On the Hate and Abusive Speech on Twitter dataset (70,904 crawled tweets from 99,996 IDs):

Best Overall: RNN-LTC (word-level) with F1 = 0.805, precision = 0.804, recall = 0.815

Traditional ML Ranking: Logistic Regression > Ensemble methods (GBT, RF) > SVM > Naive Bayes

Key Findings: - Neural networks outperform traditional ML except for Logistic Regression (F1 = 0.780 at best) - Character-level features reduce neural model accuracy (likely due to dataset size and label imbalance) - Context tweets improve specific metrics: CNN with context achieves best recall (0.914) and F1 (0.875) for "hateful" tweets; RNN with context achieves best recall (0.937) for "abusive" tweets - RNN-LTC model achieves highest F1 for "spam" (0.551) among hateful/abusive tweets - Attention mechanisms provide modest gains (0.800→0.800 F1 for RNN variants)

Datasets

• Hate and Abusive Speech on Twitter (Founta et al., 2018): 100K tweets labeled as normal (60.5%), spam (13.8%), hateful (4.4%), or abusive (21.3%). The authors successfully crawled 70,904 tweets; missing tweets were deleted or from suspended accounts.

Connections

• Related to [[2017-schmidt-hate-speech-detection|Schmidt & Wiegand (2017) — Survey on Hate Speech Detection]] via comprehensive review of feature engineering and ML methods
• Related to Zampieri et al. (2019) — Offensive Language Identification via same annotation challenge and multilingual scope
• Related to Zampieri et al. (2019) — SemEval OffensEval via shared task benchmarking offensive content
• Related to Waseem & Hovy (2016) — Annotator Influence via annotation quality issues in abusive language corpora
• Connected to [[2017-zhang-offensive-language-twitter|Zhang et al. — Offensive Language on Twitter]] via similar methodology and dataset focus

Notes

Strengths: The comparative study provides valuable baseline performance across a diverse range of models and is the first systematic evaluation of deep learning approaches on a 100K-scale abusive language corpus. The investigation of contextual features is practical and well-motivated. The code is made publicly available, supporting reproducibility.

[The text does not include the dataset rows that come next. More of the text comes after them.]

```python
def fire_cell_state(pos, cell, node_ptr, cell_free=None, cell_factor=None, dt=0.1, alpha=0.1):
    require_hip(pos, cell, node_ptr)
    if pos.dtype != torch.float64 or pos.dim() != 2 or pos.shape[1] != 3:
        raise MdlError("fire_cell_state: pos must be [N, 3] float64 (got %s %s)" % (tuple(pos.shape), pos.dtype))
    if node_ptr.dtype != torch.int64 or node_ptr.dim() != 1 or node_ptr.numel() < 1:
        raise MdlError("fire_cell_state: node_ptr must be [B + 1] int64")
    B, dev = node_ptr.numel() - 1, pos.device
    if cell.dtype != torch.float64 or tuple(cell.shape) != (B, 3, 3):
        raise MdlError("fire_cell_state: cell must be [B, 3, 3] float64 with B = %d (got %s %s)" % (B, tuple(cell.shape), cell.dtype))

    def per_structure(v, name, dtype):
        t = (v.detach() if torch.is_tensor(v) else torch.as_tensor(v)).to(dev)
        if tuple(t.shape) != (B,):
            raise MdlError("fire_cell_state: %s must be one value per structure, [%d] (got %s)" % (name, B, tuple(t.shape)))
        return (t != 0).to(torch.uint8) if dtype == torch.uint8 else t.to(dtype).contiguous()

    free = torch.ones(B, dtype=torch.uint8, device=dev) if cell_free is None else per_structure(cell_free, "cell_free", torch.uint8)
    if cell_factor is None:
        factor = (node_ptr[1:] - node_ptr[:-1]).clamp(min=1).to(torch.float64)
    else:
        factor = per_structure(cell_factor, "cell_factor", torch.float64)
        if not bool((factor > 0).all()):
            raise MdlError("fire_cell_state: cell_factor must be > 0")
    base = fire_state(B, dt, alpha, dev)
    return FireCellState(*[getattr(base, k) for k in FireState.__slots__], pos.detach().clone().contiguous(),
                         torch.eye(3, dtype=torch.float64, device=dev).repeat(B, 1, 1), torch.zeros(B, 3, 3, dtype=torch.float64, device=dev),
                         cell.detach().clone().contiguous(), free, factor, torch.zeros(B, dtype=torch.float32, device=dev))


def fire_cell_step(pos, cell, vel, force, strain_grad, node_ptr, state, fmax, smax, fixed=None, **constants):
    c, N, B, (fmax, smax), fixed = _fire_args("fire_cell_step", pos, vel, force, node_ptr, state, (("fmax", fmax), ("smax", smax)), fixed,
                                              constants, cell, strain_grad)
    check(lib().mdl_fire_cell_step(ptr(pos), ptr(cell), ptr(state.scaled), ptr(state.deform), ptr(vel), ptr(state.vel_cell), ptr(force.contiguous()),
                                   ptr(strain_grad.contiguous()), ptr(state.cell0), ptr(fixed), ptr(state.cell_free), ptr(state.cell_factor),
                                   ptr(node_ptr.contiguous()), N, B, ptr(fmax), ptr(smax), ptr(state.dt), ptr(state.alpha),
                                   ptr(state.n_pos), ptr(state.steps), ptr(state.done), ptr(state.fmax_seen), ptr(state.smax_seen),
                                   int(c["n_min"]), float(c["f_inc"]), float(c["f_dec"]), float(c["alpha_start"]), float(c["f_alpha"]),
                                   float(c["dt_max"]), float(c["maxstep"]), float(c["max_deform"]), stream()), "mdl_fire_cell_step")
    return state


class MDState:

    __slots__ = ("steps", "status", "ekin", "_checked")

    def __init__(self, steps, status, ekin):
        self.steps, self.status, self.ekin = steps, status, ekin
        self._checked = {}

    def clone(self):
        new = MDState(self.steps.clone(), self.status.clone(), self.ekin.clone())
        new._checked = dict(self._checked)
        return new


def md_state(B, device=None):
    dev = torch.device("cuda", torch.cuda.current_device()) if device is None else torch.device(device)
    return MDState(torch.zeros(int(B), dtype=torch.int32, device=dev), torch.zeros(int(B), dtype=torch.int32, device=dev),
                   torch.zeros(int(B), dtype=torch.float64, device=dev))


_MD_PER_STRUCTURE = {"dt": (torch.float64, ">"), "gamma": (torch.float64, ">="), "kT": (torch.float64, ">="),
                     "n_steps": (torch.int32, ">="), "seed": (torch.int64, None)}


def _md_numbers(who, values):
    for name, v in values:
        rng = ">" if name == "max_disp" else _MD_PER_STRUCTURE[name][1]
        if torch.is_tensor(v) or rng is None:
            continue
        if not (float(v) > 0.0 if rng == ">" else float(v) >= 0.0):
            raise MdlError("%s: %s must be %s 0 (got %r)" % (who, name, rng, v))


def _md_in_range(who, name, t, rng, checked):
# ... 82 lines not shown
```

Before: 831.3 million.

## Fuse BatchNorm backward statistics into CGConv node backward and partition dW reduction

The CGConv node-backward kernel now accumulates the per-channel sums that the next BatchNorm backward needs (sum of dx and sum of dx*x) while writing dx. It hands these to the BN backward through a pointer-keyed side table, so BN skips its separate stats pass over dy and x. The BN output is y = gamma*xhat + beta, so the statistic is recovered as (sum(dx*y) - beta*sum(dx))/gamma, with a slow fallback pass for channels where gamma is zero. The kernel also writes per-block partial weight gradients to scratch instead of issuing global atomics, and a new kernel reduces those partials. It additionally loads and stores gradient rows as 32-bit pairs exchanged with DPP. The cost is more complex Python bookkeeping, a per-weight host sync to check gamma for zeros, and scratch memory.

```diff
diff --git a/include/mdl_hip.h b/include/mdl_hip.h
--- a/include/mdl_hip.h
+++ b/include/mdl_hip.h
@@ -26,6 +26,7 @@
 #define MDL_BN_SHIFT_ROW 0x800
 #define MDL_SPLIT_BF16 0x1000
 #define MDL_MLP_F32_IO 0x2000
+#define MDL_BN_OUT_SUMS 0x4000
 
 typedef void* mdlStream_t;
 
@@ -109,11 +110,15 @@
     const void* wn_t;
     void* dx;
     float* dwn;
+    float* bn_sums;
+    void* dwn_scratch;
+    size_t dwn_scratch_bytes;
 } MdlCgNode;
 int mdl_cgconv_bwd_node_ex(const MdlCgNode* args, mdlStream_t stream);
+#define MDL_CGNODE_MAX_PARTS 256
 
 int mdl_cgconv_pack_node_weights(const float* w_f, const float* w_s, int C, int G, void* wn_t, int dtype, mdlStream_t stream);
-int mdl_cgconv_assemble_grads(const float* dwn, const float* dwe, const float* db, int C, int G, float* dw_f, float* dw_s,
+int mdl_cgconv_assemble_grads(const float* dwn, int parts, const float* dwe, const float* db, int C, int G, float* dw_f, float* dw_s,
                               float* db_f, float* db_s, mdlStream_t stream);
 
 int mdl_assemble_batch(const int64_t* ids, const int64_t* noff, const int64_t* eoff, const int64_t* node_ptr,
@@ -164,8 +169,9 @@
                    int dtype, mdlStream_t stream);
 int mdl_bn_bwd_stats_n(const void* dy, const void* x, const float* save, float* sums, int64_t N, int C,
                        const int64_t* n_rows_dev, int dtype, mdlStream_t stream);
-int mdl_bn_bwd_apply_n(const void* dy, const void* x, const float* save, float* sums, const float* gamma, void* dx,
-                       int64_t N, int C, const int64_t* n_rows_dev, int dtype, mdlStream_t stream);
+int mdl_bn_bwd_apply_n(const void* dy, const void* x, const float* save, float* sums, const float* gamma, const float* beta,
+                       void* dx, int64_t N, int C, const int64_t* n_rows_dev, int32_t* zero_gamma_flag, int dtype,
+                       mdlStream_t stream);
 int mdl_bn_bwd_apply_relu_n(const void* dy, const void* x, const float* save, float* sums, const float* gamma, void* dx,
                             int64_t N, int C, const int64_t* n_rows_dev, int dtype, mdlStream_t stream);
 int mdl_linear_act(const void* x, const void* w, const void* bias, void* out, int64_t N, int K, int M, int act, int dtype,
diff --git a/matdeeplearn_amd/_lib.py b/matdeeplearn_amd/_lib.py
--- a/matdeeplearn_amd/_lib.py
+++ b/matdeeplearn_amd/_lib.py
@@ -18,8 +18,10 @@
 MDL_DTYPE_MASK, MDL_DETERMINISTIC, MDL_K3_PER_WAVE, MDL_K3_EDGE_LANE = 0xFF, 0x100, 0x200, 0x400
 MDL_MLP_F32_IO = 0x2000
 MDL_SPLIT_BF16 = 0x1000
+MDL_BN_OUT_SUMS = 0x4000
 MDL_BN_SHIFT_ROW = 0x800
 MDL_BN_REPLICAS = 16
+MDL_CGNODE_MAX_PARTS = 256
 REDUCE = {"sum": MDL_SUM, "add": MDL_SUM, "mean": MDL_MEAN, "max": MDL_MAX}
 
 _vp, _i64, _i32, _f32, _sz = ctypes.c_void_p, ctypes.c_int64, ctypes.c_int, ctypes.c_float, ctypes.c_size_t
@@ -35,7 +37,8 @@
 
 class MdlCgNode(ctypes.Structure):
     _fields_ = [("size", _u32), ("dtype", _i32), ("flags", _u32), ("zero_src", _i32), ("N", _i64), ("C", _i32), ("r_src_dtype", _i32),
-                ("x", _vp), ("grad_out", _vp), ("r_tgt", _vp), ("r_src", _vp), ("wn_t", _vp), ("dx", _vp), ("dwn", _vp)]
+                ("x", _vp), ("grad_out", _vp), ("r_tgt", _vp), ("r_src", _vp), ("wn_t", _vp), ("dx", _vp), ("dwn", _vp),
+                ("bn_sums", _vp), ("dwn_scratch", _vp), ("dwn_scratch_bytes", _sz)]
 
 
 def _dp(t):
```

Limitations: The dataset is still relatively imbalanced (hateful: 4.4%, spam: 13.8%). The paper does not deeply analyze failure modes or provide error analysis. The improvements from variants (attention, LTC, context) are often marginal. The paper does not address real-world deployment considerations like computational cost or latency.

Follow-ups: Ensemble methods combining the best models could further improve minority-class detection. More sophisticated context selection (e.g., learned weighting of context) could improve over simple concatenation. The approach could be extended to other languages and social media platforms. Investigating why character-level features fail despite prior successes in other tasks remains an open question.